═══ DATA PROVIDED ═══

@@ -22,10 +34,10 @@
   return s;
 }
 
-template <int MAXC>
-static __device__ __forceinline__ float normalise_row(float (&v)[MAXC][8], int nc, int lane, int d, float sum,
-                                                      const half_t* g, const half_t* b) {
-  const float mean = wave_sum(sum) / (float)d;
+template <int MAXC, bool VSUM = false>
+static __device__ __forceinline__ void row_stats(const float (&v)[MAXC][8], int nc, int lane, int d, float sum, float& mean,
+                                                 float& rstd) {
+  mean = (VSUM ? wave_sum_v(sum) : wave_sum(sum)) / (float)d;
   float q = 0.f;
 #pragma unroll
   for (int i = 0; i < MAXC; ++i)
@@ -33,17 +45,19 @@
 #pragma unroll
       for (int e = 0; e < 8; ++e) { const float a = v[i][e] - mean; q += a * a; }
     }
-  const float rstd = rsqrtf(wave_sum(q) / (float)d + 1e-5f);
+  rstd = rsqrtf((VSUM ? wave_sum_v(q) : wave_sum(q)) / (float)d + 1e-5f);
+}
+
+template <int MAXC>
+static __device__ __forceinline__ float scale_row(float (&v)[MAXC][8], int nc, int lane, float mean, float rstd,
+                                                  const half8_t (&gg)[MAXC], const half8_t (&bb)[MAXC]) {
   float amax = 0.f;
 #pragma unroll
   for (int i = 0; i < MAXC; ++i) {
-    const int c = i * 64 + lane;
-    if (c < nc) {
-      const half8_t gg = *reinterpret_cast<const half8_t*>(g + (size_t)c * 8);
-      const half8_t bb = *reinterpret_cast<const half8_t*>(b + (size_t)c * 8);
+    if (i * 64 + lane < nc) {
 #pragma unroll
       for (int e = 0; e < 8; ++e) {
-        v[i][e] = (float)(half_t)((v[i][e] - mean) * rstd * (float)gg[e] + (float)bb[e]);
+        v[i][e] = (float)(half_t)((v[i][e] - mean) * rstd * (float)gg[i][e] + (float)bb[i][e]);
         amax = fmaxf(amax, fabsf(v[i][e]));
       }
     }
@@ -58,9 +72,14 @@
   const int row = blockIdx.x * 4 + (threadIdx.x >> 6);
   if (row >= rows) return;
   const int nc = d >> 3;
-  float v[LN_MAXC][8];
-  const float s = load_row<LN_MAXC>(x + (size_t)row * d, nc, lane, v);
-  (void)normalise_row<LN_MAXC>(v, nc, lane, d, s, g, b);
+  half8_t h[LN_MAXC], gg[LN_MAXC], bb[LN_MAXC];
+  fetch_row<LN_MAXC>(x + (size_t)row * d, nc, lane, h);
+  fetch_row<LN_MAXC>(g, nc, lane, gg);
+  fetch_row<LN_MAXC>(b, nc, lane, bb);
+  float v[LN_MAXC][8], mean, rstd;
+  const float s = sum_row<LN_MAXC>(h, nc, lane, v);
+  row_stats<LN_MAXC, true>(v, nc, lane, d, s, mean, rstd);
+  (void)scale_row<LN_MAXC>(v, nc, lane, mean, rstd, gg, bb);
   half_t* yr = y + (size_t)row * d;
 #pragma unroll
   for (int i = 0; i < LN_MAXC; ++i) {
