+		for (u32 j0 = 0; j0 < count; j0 += D) {
+			u64 ahead[D][P];
+#pragma unroll
+			for (int d = 0; d < D; ++d) load_row(j0 + d, ahead[d]);
+#pragma unroll
+			for (int d0 = 0; d0 < D; d0 += B) {
+				u32 const j = j0 + d0;
+				if (d0 > 0 && j >= count) goto pass_done;
+				u64 w[B][P], mask_a[B][P], mask_b[B][P];
+				u64 any = 0;
+#pragma unroll
+				for (int b = 0; b < B; ++b) {
+					bool const is_ref = 0 == source_of(j + b < count ? j + b : count - 1);
+#pragma unroll
+					for (int k = 0; k < P; ++k) {
+						u64 x = is_ref ? 0 : ahead[d0 + b][k];
+						if (w_first + k * 256u == last_word) x &= tail_mask;
+						w[b][k] = x;
+						any |= x & ovl[k];
+						mask_a[b][k] = mask_b[b][k] = 0;
+					}
+				}
+				if (__ballot(0 != any)) {
+#pragma unroll
+					for (int b = 0; b < B; ++b) {
+#pragma unroll
+						for (int k = 0; k < P; ++k) {
+							u64 const ov = w[b][k] & ovl[k], ov2 = ov & (ov - 1);
+							auto const entry = [&](u64 m) {
+								return m ? rank[k] + (u32) __builtin_popcountll(ovl[k] & ((1ULL << __builtin_ctzll(m)) - 1)) : 0u;
+							};
+							mask_a[b][k] = blocker_masks[entry(ov)];
+							mask_b[b][k] = blocker_masks[entry(ov2)];
+						}
+					}
+				}
+#pragma unroll
+				for (int b = 0; b < B; ++b) {
+					if (j + b >= count) break;
+					u32 const row = first_row + j + b;
+					u64 *const eff_row = eff + (u64) row * eff_words_per_row;
+#pragma unroll
+					for (int k = 0; k < P; ++k) {
+						u32 const wi = w_first + k * 256u;
+						bool const in_range = wi < n_words;
+						u64 const x = w[b][k], ov = x & ovl[k], ov2 = ov & (ov - 1);
+						bool const hard = in_range && ov && ((x & mask_a[b][k]) || (ov2 && ((x & mask_b[b][k]) || (ov2 & (ov2 - 1)))));
+						if (in_range && !hard) eff_row[wi] = x;
+						u64 const hard_lanes = __ballot(hard);
+						if (hard_lanes) {
+							u32 base = 0;
+							if (0 == lane) base = atomicAdd(&queue_counts[shard], (u32) __builtin_popcountll(hard_lanes));
+							base = __shfl(base, 0, kWave);
+							if (hard) {
+								u32 const slot = base + __builtin_amdgcn_mbcnt_hi((u32) (hard_lanes >> 32), __builtin_amdgcn_mbcnt_lo((u32) hard_lanes, 0));
+								if (slot < shard_capacity) queue[(u64) shard * shard_capacity + slot] = (row - row_base) * n_words + wi;
+								else overflow |= 1ULL << ((j + b) * K + pass * P + k);
+							}
+						}
+					}
+				}
+			}
+		}
+	pass_done:;
+	}
+
+	while (overflow) {
+		u32 const i = (u32) __builtin_ctzll(overflow);
+		overflow &= overflow - 1;
+		u32 const row = first_row + i / K, wi = w_slab + (i % K) * 256u;
+		u32 const s_begin = rs.seg_offsets[row], s_end = rs.seg_offsets[row + 1];
+		u64 x = load_row_word(paths, words_per_copy, rs, row, s_begin, s_end, wi);
+		if (wi == last_word) x &= tail_mask;
+		eff[(u64) row * eff_words_per_row + wi] = resolve_word_exact(paths, words_per_copy, rs, row, s_begin, s_end, spans, overlappable, wi, x, overlappable[wi], needs_serial, max_back_words);
 	}
 }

═══

PROBLEM REQUIREMENTS:
Would you output the full listing exactly as given?

PROBLEM SOLUTION:
@@ -22,10 +34,10 @@
   return s;
 }
 
-template <int MAXC>
-static __device__ __forceinline__ float normalise_row(float (&v)[MAXC][8], int nc, int lane, int d, float sum,
-                                                      const half_t* g, const half_t* b) {
-  const float mean = wave_sum(sum) / (float)d;
+template <int MAXC, bool VSUM = false>
+static __device__ __forceinline__ void row_stats(const float (&v)[MAXC][8], int nc, int lane, int d, float sum, float& mean,
+                                                 float& rstd) {
+  mean = (VSUM ? wave_sum_v(sum) : wave_sum(sum)) / (float)d;
   float q = 0.f;
 #pragma unroll
   for (int i = 0; i < MAXC; ++i)
@@ -33,17 +45,19 @@
 #pragma unroll
       for (int e = 0; e < 8; ++e) { const float a = v[i][e] - mean; q += a * a; }
     }
-  const float rstd = rsqrtf(wave_sum(q) / (float)d + 1e-5f);
+  rstd = rsqrtf((VSUM ? wave_sum_v(q) : wave_sum(q)) / (float)d + 1e-5f);
+}
+
+template <int MAXC>
+static __device__ __forceinline__ float scale_row(float (&v)[MAXC][8], int nc, int lane, float mean, float rstd,
+                                                  const half8_t (&gg)[MAXC], const half8_t (&bb)[MAXC]) {
   float amax = 0.f;
 #pragma unroll
   for (int i = 0; i < MAXC; ++i) {
-    const int c = i * 64 + lane;
-    if (c < nc) {
-      const half8_t gg = *reinterpret_cast<const half8_t*>(g + (size_t)c * 8);
-      const half8_t bb = *reinterpret_cast<const half8_t*>(b + (size_t)c * 8);
+    if (i * 64 + lane < nc) {
 #pragma unroll
       for (int e = 0; e < 8; ++e) {
-        v[i][e] = (float)(half_t)((v[i][e] - mean) * rstd * (float)gg[e] + (float)bb[e]);
+        v[i][e] = (float)(half_t)((v[i][e] - mean) * rstd * (float)gg[i][e] + (float)bb[i][e]);
         amax = fmaxf(amax, fabsf(v[i][e]));
       }
     }
@@ -58,9 +72,14 @@
   const int row = blockIdx.x * 4 + (threadIdx.x >> 6);
   if (row >= rows) return;
   const int nc = d >> 3;
-  float v[LN_MAXC][8];
-  const float s = load_row<LN_MAXC>(x + (size_t)row * d, nc, lane, v);
-  (void)normalise_row<LN_MAXC>(v, nc, lane, d, s, g, b);
+  half8_t h[LN_MAXC], gg[LN_MAXC], bb[LN_MAXC];
+  fetch_row<LN_MAXC>(x + (size_t)row * d, nc, lane, h);
+  fetch_row<LN_MAXC>(g, nc, lane, gg);
+  fetch_row<LN_MAXC>(b, nc, lane, bb);
+  float v[LN_MAXC][8], mean, rstd;
+  const float s = sum_row<LN_MAXC>(h, nc, lane, v);
+  row_stats<LN_MAXC, true>(v, nc, lane, d, s, mean, rstd);
+  (void)scale_row<LN_MAXC>(v, nc, lane, mean, rstd, gg, bb);
   half_t* yr = y + (size_t)row * d;
 #pragma unroll
   for (int i = 0; i < LN_MAXC; ++i) {
+		for (u32 j0 = 0; j0 < count; j0 += D) {
+			u64 ahead[D][P];
+#pragma unroll
+			for (int d = 0; d < D; ++d) load_row(j0 + d, ahead[d]);
+#pragma unroll
+			for (int d0 = 0; d0 < D; d0 += B) {
+				u32 const j = j0 + d0;
+				if (d0 > 0 && j >= count) goto pass_done;
+				u64 w[B][P], mask_a[B][P], mask_b[B][P];
+				u64 any = 0;
+#pragma unroll
+				for (int b = 0; b < B; ++b) {
+					bool const is_ref = 0 == source_of(j + b < count ? j + b : count - 1);
+#pragma unroll
+					for (int k = 0; k < P; ++k) {
+						u64 x = is_ref ? 0 : ahead[d0 + b][k];
+						if (w_first + k * 256u == last_word) x &= tail_mask;
+						w[b][k] = x;
+						any |= x & ovl[k];
+						mask_a[b][k] = mask_b[b][k] = 0;
+					}
+				}
+				if (__ballot(0 != any)) {
+#pragma unroll
+					for (int b = 0; b < B; ++b) {
+#pragma unroll
+						for (int k = 0; k < P; ++k) {
+							u64 const ov = w[b][k] & ovl[k], ov2 = ov & (ov - 1);
+							auto const entry = [&](u64 m) {
+								return m ? rank[k] + (u32) __builtin_popcountll(ovl[k] & ((1ULL << __builtin_ctzll(m)) - 1)) : 0u;
+							};
+							mask_a[b][k] = blocker_masks[entry(ov)];
+							mask_b[b][k] = blocker_masks[entry(ov2)];
+						}
+					}
+				}
+#pragma unroll
+				for (int b = 0; b < B; ++b) {
+					if (j + b >= count) break;
+					u32 const row = first_row + j + b;
+					u64 *const eff_row = eff + (u64) row * eff_words_per_row;
+#pragma unroll
+					for (int k = 0; k < P; ++k) {
+						u32 const wi = w_first + k * 256u;
+						bool const in_range = wi < n_words;
+						u64 const x = w[b][k], ov = x & ovl[k], ov2 = ov & (ov - 1);
+						bool const hard = in_range && ov && ((x & mask_a[b][k]) || (ov2 && ((x & mask_b[b][k]) || (ov2 & (ov2 - 1)))));
+						if (in_range && !hard) eff_row[wi] = x;
+						u64 const hard_lanes = __ballot(hard);
+						if (hard_lanes) {
+							u32 base = 0;
+							if (0 == lane) base = atomicAdd(&queue_counts[shard], (u32) __builtin_popcountll(hard_lanes));
+							base = __shfl(base, 0, kWave);
+							if (hard) {
+								u32 const slot = base + __builtin_amdgcn_mbcnt_hi((u32) (hard_lanes >> 32), __builtin_amdgcn_mbcnt_lo((u32) hard_lanes, 0));
+								if (slot < shard_capacity) queue[(u64) shard * shard_capacity + slot] = (row - row_base) * n_words + wi;
+								else overflow |= 1ULL << ((j + b) * K + pass * P + k);
+							}
+						}
+					}
+				}
+			}
+		}
+	pass_done:;
+	}
+
+	while (overflow) {
+		u32 const i = (u32) __builtin_ctzll(overflow);
+		overflow &= overflow - 1;
+		u32 const row = first_row + i / K, wi = w_slab + (i % K) * 256u;
+		u32 const s_begin = rs.seg_offsets[row], s_end = rs.seg_offsets[row + 1];
+		u64 x = load_row_word(paths, words_per_copy, rs, row, s_begin, s_end, wi);
+		if (wi == last_word) x &= tail_mask;
+		eff[(u64) row * eff_words_per_row + wi] = resolve_word_exact(paths, words_per_copy, rs, row, s_begin, s_end, spans, overlappable, wi, x, overlappable[wi], needs_serial, max_back_words);
 	}
 }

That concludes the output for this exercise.